En matière d’énergie primaire, le mix énergétique de demain se joue aujourd’hui : à l’horizon 2040, le gaz et les énergies renouvelables devraient se développer, au détriment du pétrole et du charbon, tandis que le nucléaire resterait stable dans le mix mondial. Parallèlement, l’efficacité énergétique se développera.

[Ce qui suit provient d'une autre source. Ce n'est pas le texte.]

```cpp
template <int TH, int TW>
__global__ __launch_bounds__(512) void lo_wgrad3x3_mt(Wgrad3Args a) {
  static_assert(TH * TW == 32 && TW % 8 == 0, "a chunk is one 32-pixel K step");
  constexpr int PWP = TW + 2, PROWS = (TH + 2) * PWP;
  constexpr int PQ = (PROWS + 7) / 8;
  constexpr int PJ = (PQ + 3) / 4;
  constexpr int A_BYTES = 32 * 128;
  constexpr int P_BYTES = PQ * 1024;
  constexpr int STAGE = A_BYTES + P_BYTES;
  constexpr int NSTAGE = 4, D = 3;
  constexpr int XCHG_BYTES = 4 * 144 * 64 * 4;
  constexpr int LDS_BYTES = 2 * NSTAGE * STAGE > XCHG_BYTES ? 2 * NSTAGE * STAGE : XCHG_BYTES;
  __shared__ __attribute__((aligned(1024))) unsigned char smem_all[LDS_BYTES];

  const int tid = threadIdx.x, lane = tid & 63;
  const int wave8 = __builtin_amdgcn_readfirstlane(tid >> 6);
  const int grp = wave8 >> 2, wave = wave8 & 3;
  unsigned char* const smem = smem_all + grp * (NSTAGE * STAGE);
  const int wco = wave & 1, wci = wave >> 1;
  const int tiles_ci = a.Cin >> 6, tiles = (a.Cout >> 6) * tiles_ci;
  const int wid = lo_xcd_remap(blockIdx.x, gridDim.x);
  const int tile = wid % tiles, split = wid / tiles;
  const int co0 = (tile / tiles_ci) * 64, ci0 = (tile % tiles_ci) * 64;
  const int q_begin = split * a.chunks_per_split;
  const int q_end = min(a.nchunks, q_begin + a.chunks_per_split);
  const int nq = q_end - q_begin;
  const int chunks_x = a.W / TW, chunks_img = chunks_x * (a.H / TH);
  const f16* zpage = reinterpret_cast<const f16*>(lo_zero_page);

  const int drow = wave * 8 + (lane >> 3), dpos = lane & 7;
  const int d_ty = drow / TW, d_tx = drow % TW;
  const int d_lane = (d_ty * a.W + d_tx) * a.Cout + co0 + ((((dpos >> 1) ^ lo_tr_swz<128>(drow)) << 1) | (dpos & 1)) * 8;
  int p_py[PJ], p_px[PJ], p_lane[PJ];
#pragma unroll
  for (int j = 0; j < PJ; ++j) {
    const int prow = (j * 4 + wave) * 8 + (lane >> 3), pos = lane & 7;
    const int py = prow / PWP, px = prow - py * PWP;
    p_py[j] = prow < PROWS ? py - 1 : -100000;
    p_px[j] = px - 1;
    p_lane[j] = ((py - 1) * a.W + (px - 1)) * a.Cin + ci0 + ((((pos >> 1) ^ lo_tr_swz<128>(prow)) << 1) | (pos & 1)) * 8;
  }
  int nx_q = q_begin + grp;
  int nx_n = nx_q / chunks_img, nx_y, nx_x;
  {
    const int r = nx_q - nx_n * chunks_img;
    nx_y = (r / chunks_x) * TH;
    nx_x = (r % chunks_x) * TW;
  }
  auto issue = [&](int stage) __attribute__((always_inline)) {
    unsigned char* sa = smem + stage * STAGE;
    unsigned char* sp = sa + A_BYTES;
    const bool live = nx_q < q_end;
    const int y0 = nx_y, x0 = nx_x;
    const int pix0 = (nx_n * a.H + y0) * a.W + x0;
    {
      const f16* src = live ? a.dy + ((size_t)pix0 * a.Cout + d_lane) : zpage;
      lo_dma16(src, (unsigned int)(size_t)(sa + wave * 1024));
    }
#pragma unroll
    for (int j = 0; j < PJ; ++j) {
      if (j * 4 + wave < PQ) {
        const bool ok = live && (unsigned)(y0 + p_py[j]) < (unsigned)a.H && (unsigned)(x0 + p_px[j]) < (unsigned)a.W;
        const f16* src = ok ? a.x + ((size_t)pix0 * a.Cin + p_lane[j]) : zpage;
        lo_dma16(src, (unsigned int)(size_t)(sp + (j * 4 + wave) * 1024));
      }
    }
    nx_q += 2;
    nx_x += 2 * TW;
    if (nx_x >= a.W) {
      nx_x -= a.W; nx_y += TH;
      if (nx_x >= a.W) { nx_x -= a.W; nx_y += TH; }
      if (nx_y >= a.H) { nx_y -= a.H; ++nx_n; if (nx_y >= a.H) { nx_y -= a.H; ++nx_n; } }
    }
  };
  int lpt = 1;
#pragma unroll
  for (int j = 0; j < PJ; ++j) lpt += (j * 4 + wave < PQ) ? 1 : 0;

  const int q16 = lane >> 4, i16 = lane & 15;
  const int trow = 4 * q16 + (i16 >> 2);
  const int tsub = (i16 & 3) * 8;
  int aoff[2][2];
#pragma unroll
  for (int mi = 0; mi < 2; ++mi)
#pragma unroll
    for (int h = 0; h < 2; ++h) {
      const int R = trow + 16 * h, blk = wco * 2 + mi;
      aoff[mi][h] = R * 128 + ((blk ^ lo_tr_swz<128>(R)) * 32) + tsub;
    }
  int boff[9][2];
#pragma unroll
  for (int t = 0; t < 9; ++t)
#pragma unroll
    for (int h = 0; h < 2; ++h) {
      const int kk = trow + 16 * h;
      const int R = (kk / TW + t / 3) * PWP + kk % TW + t % 3;
      boff[t][h] = A_BYTES + R * 128 + (((wci * 2) ^ lo_tr_swz<128>(R)) * 32) + tsub;
    }

  f32x4 acc[9][2][2];
#pragma unroll
  for (int t = 0; t < 9; ++t)
#pragma unroll
    for (int mi = 0; mi < 2; ++mi)
#pragma unroll
      for (int ni = 0; ni < 2; ++ni) acc[t][mi][ni] = (f32x4){0.f, 0.f, 0.f, 0.f};

  auto tr = [&](const unsigned char* p) __attribute__((always_inline)) {
    return __builtin_amdgcn_ds_read_tr16_b64_v4f16((h16x4 __attribute__((address_space(3)))*)p);
  };
  auto frag = [&](const unsigned char* lo_p, const unsigned char* hi_p) __attribute__((always_inline)) {
    h16x4 lo = tr(lo_p), hi = tr(hi_p);
    return (f16x8){(f16)lo[0], (f16)lo[1], (f16)lo[2], (f16)lo[3], (f16)hi[0], (f16)hi[1], (f16)hi[2], (f16)hi[3]};
  };

  const int nit = (nq + 1) >> 1;
  auto compute = [&](int rs) __attribute__((always_inline)) {
    const unsigned char* sbase = smem + rs * STAGE;
    f16x8 af[2], bf[2][3][2];
#pragma unroll
    for (int mi = 0; mi < 2; ++mi) af[mi] = frag(sbase + aoff[mi][0], sbase + aoff[mi][1]);
#pragma unroll
    for (int tt = 0; tt < 3; ++tt)
#pragma unroll
      for (int ni = 0; ni < 2; ++ni) bf[0][tt][ni] = frag(sbase + (boff[tt][0] ^ (ni * 32)), sbase + (boff[tt][1] ^ (ni * 32)));
#pragma unroll
    for (int gq = 0; gq < 3; ++gq) {
      if (gq < 2) {
#pragma unroll
        for (int tt = 0; tt < 3; ++tt)
#pragma unroll
          for (int ni = 0; ni < 2; ++ni)
            bf[(gq + 1) & 1][tt][ni] = frag(sbase + (boff[3 * gq + 3 + tt][0] ^ (ni * 32)), sbase + (boff[3 * gq + 3 + tt][1] ^ (ni * 32)));
      }
#pragma unroll
      for (int tt = 0; tt < 3; ++tt)
#pragma unroll
        for (int mi = 0; mi < 2; ++mi)
#pragma unroll
          for (int ni = 0; ni < 2; ++ni)
            acc[3 * gq + tt][mi][ni] = __builtin_amdgcn_mfma_f32_16x16x32_f16(af[mi], bf[gq & 1][tt][ni], acc[3 * gq + tt][mi][ni], 0, 0, 0);
    }
  };
#ifdef LO_STAMPS
  const unsigned long long t_start = LO_T();
  unsigned long long t_loop = t_start, acc_w = 0, acc_i = 0, acc_c = 0;
#endif
  if (nit > 0) {
#pragma unroll
    for (int s = 0; s < D; ++s) issue(s);
#ifdef LO_STAMPS
    t_loop = LO_T();
#endif
    int rs = 0, ws = D % NSTAGE;
    for (int it = 0; it < nit; ++it) {
#ifdef LO_STAMPS
      const unsigned long long ta = LO_T();
#endif
      if (lpt == 4) LO_VMCNT(8); else if (lpt == 3) LO_VMCNT(6); else LO_VMCNT(4);
      __builtin_amdgcn_s_barrier();
#ifdef LO_STAMPS
      const unsigned long long tb = LO_T();
#endif
      if (grp == 0) issue(ws);
#ifdef LO_STAMPS
      const unsigned long long tc = LO_T();
#endif
      compute(rs);
#ifdef LO_STAMPS
      asm volatile("s_nop 0" ::: "memory");
      const unsigned long long td = LO_T();
#endif
      if (grp == 1) issue(ws);
#ifdef LO_STAMPS
      const unsigned long long te = LO_T();
      acc_w += tb - ta; acc_i += (tc - tb) + (te - td); acc_c += td - tc;
#endif
      rs = (rs + 1 == NSTAGE) ? 0 : rs + 1;
      ws = (ws + 1 == NSTAGE) ? 0 : ws + 1;
    }
    LO_VMCNT(0);
  }
#ifdef LO_STAMPS
  const unsigned long long t_loop_end = LO_T();
#endif
  __syncthreads();
  float* xch = reinterpret_cast<float*>(smem_all) + (size_t)wave * 144 * 64 + lane;
  if (grp == 1) {
#pragma unroll
    for (int t = 0; t < 9; ++t)
#pragma unroll
      for (int mi = 0; mi < 2; ++mi)
#pragma unroll
        for (int ni = 0; ni < 2; ++ni)
#pragma unroll
          for (int j = 0; j < 4; ++j) xch[(((t * 2 + mi) * 2 + ni) * 4 + j) * 64] = acc[t][mi][ni][j];
  }
  __syncthreads();
#ifdef LO_STAMPS
  if (a.stamps && lane == 0) {
    unsigned long long* d = a.stamps + ((size_t)blockIdx.x * 8 + wave8) * 16;
    d[0] = t_start; d[1] = t_loop; d[2] = t_loop_end; d[3] = LO_T(); d[4] = acc_w; d[5] = acc_i; d[6] = acc_c;
  }
#endif
  if (grp == 1) return;
#pragma unroll
  for (int t = 0; t < 9; ++t)
#pragma unroll
    for (int mi = 0; mi < 2; ++mi)
#pragma unroll
      for (int ni = 0; ni < 2; ++ni)
#pragma unroll
        for (int j = 0; j < 4; ++j) acc[t][mi][ni][j] += xch[(((t * 2 + mi) * 2 + ni) * 4 + j) * 64];
  float* slab = a.slab + (size_t)split * a.packed_elems;
  const int Ktot = 9 * a.Cin;
#pragma unroll
  for (int t = 0; t < 9; ++t)
#pragma unroll
    for (int mi = 0; mi < 2; ++mi)
#pragma unroll
      for (int ni = 0; ni < 2; ++ni) {
        const int c = ci0 + wci * 32 + ni * 16 + (lane & 15);
#pragma unroll
        for (int j = 0; j < 4; ++j) {
          const int n = co0 + wco * 32 + mi * 16 + (lane >> 4) * 4 + j;
          slab[(size_t)n * Ktot + t * a.Cin + c] = acc[t][mi][ni][j];
        }
      }
#ifdef LO_STAMPS
  if (a.stamps && lane == 0) a.stamps[((size_t)blockIdx.x * 8 + wave8) * 16 + 7] = LO_T();
#endif
}

int lo_wgrad3_run(const LoGeom& g, const LoWgradChoice& p, const f16* x, const f16* dy, float* slab, hipStream_t st) {
  LO_REQUIRE(p.kernel == LO_WK_WGRAD3, "lo_wgrad3_run: the plan names another weight-gradient kernel");
  Wgrad3Args a;
  a.x = x; a.dy = dy; a.slab = slab;
  a.B = g.B; a.H = g.Hin; a.W = g.Win; a.Cin = g.Cin; a.Cout = g.Cout;
  a.nchunks = p.units; a.nsplit = p.nsplit; a.chunks_per_split = p.units_per_split;
  a.packed_elems = lo_geom_packed_elems(g);
#ifdef LO_STAMPS
  a.stamps = g_lo_wgrad3_stamps;
#endif
  if (p.tw == 16) hipLaunchKernelGGL((lo_wgrad3x3_mt<2, 16>), p.grid, p.block, 0, st, a);
  else hipLaunchKernelGGL((lo_wgrad3x3_mt<4, 8>), p.grid, p.block, 0, st, a);
  LO_LAUNCH_CHECK("wgrad3x3_mt");
  return LO_OK;
}
```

Ce changement majeur s’accélère actuellement comme l’illustre l’Agence internationale de l’énergie avec la baisse plus rapide qu’anticipé des coûts des technologies bas carbone : depuis 2010, les coûts du solaire photovoltaïque ont baissé de 70%, ceux de l’éolien de 25% et ceux des batteries de 40%.

DIGITALISATION

La mise en place de réseaux électriques digitaux, intégrant capteurs et logiciels, se révèle incontournable pour réussir à intégrer une part plus importante d’énergies renouvelables par nature intermittentes et décentralisées. Au-delà des réseaux, des modèles d’affaires liés à l’exploitation des données générées par des produits communicants se développent et devraient à terme modifier en profondeur les marchés de l’énergie. Si les acteurs du monde des data centers, des réseaux et de l’industrie communiquent largement sur leur transformation, la rentabilité réelle de ces activités reste à confirmer. Ce mouvement se joue sur moyen et long terme, et le déploiement de la 5G, en facilitant la transmission des données, devrait aider à la mise en œuvre effective de ces technologies.

RECONFIGURATION

Les acteurs économiques adaptent leurs stratégies à ce nouvel environnement. Du côté des pétroliers, Total a ainsi procédé à des acquisitions importantes dans le photovoltaïque, le stockage et l’électricité, devenant un concurrent d’EDF. Les producteurs d’énergie Engie et EDF affichent désormais les renouvelables et les services énergétiques comme un axe stratégique de leur développement.

Enfin, un équipementier comme Schneider Electric se développe dans le logiciel afin de se protéger du risque d’interposition des géants du numérique sur ses marchés, alors que Legrand table sur des partenariats avec Google ou Microsoft pour gérer l’intégration de ses produits connectés.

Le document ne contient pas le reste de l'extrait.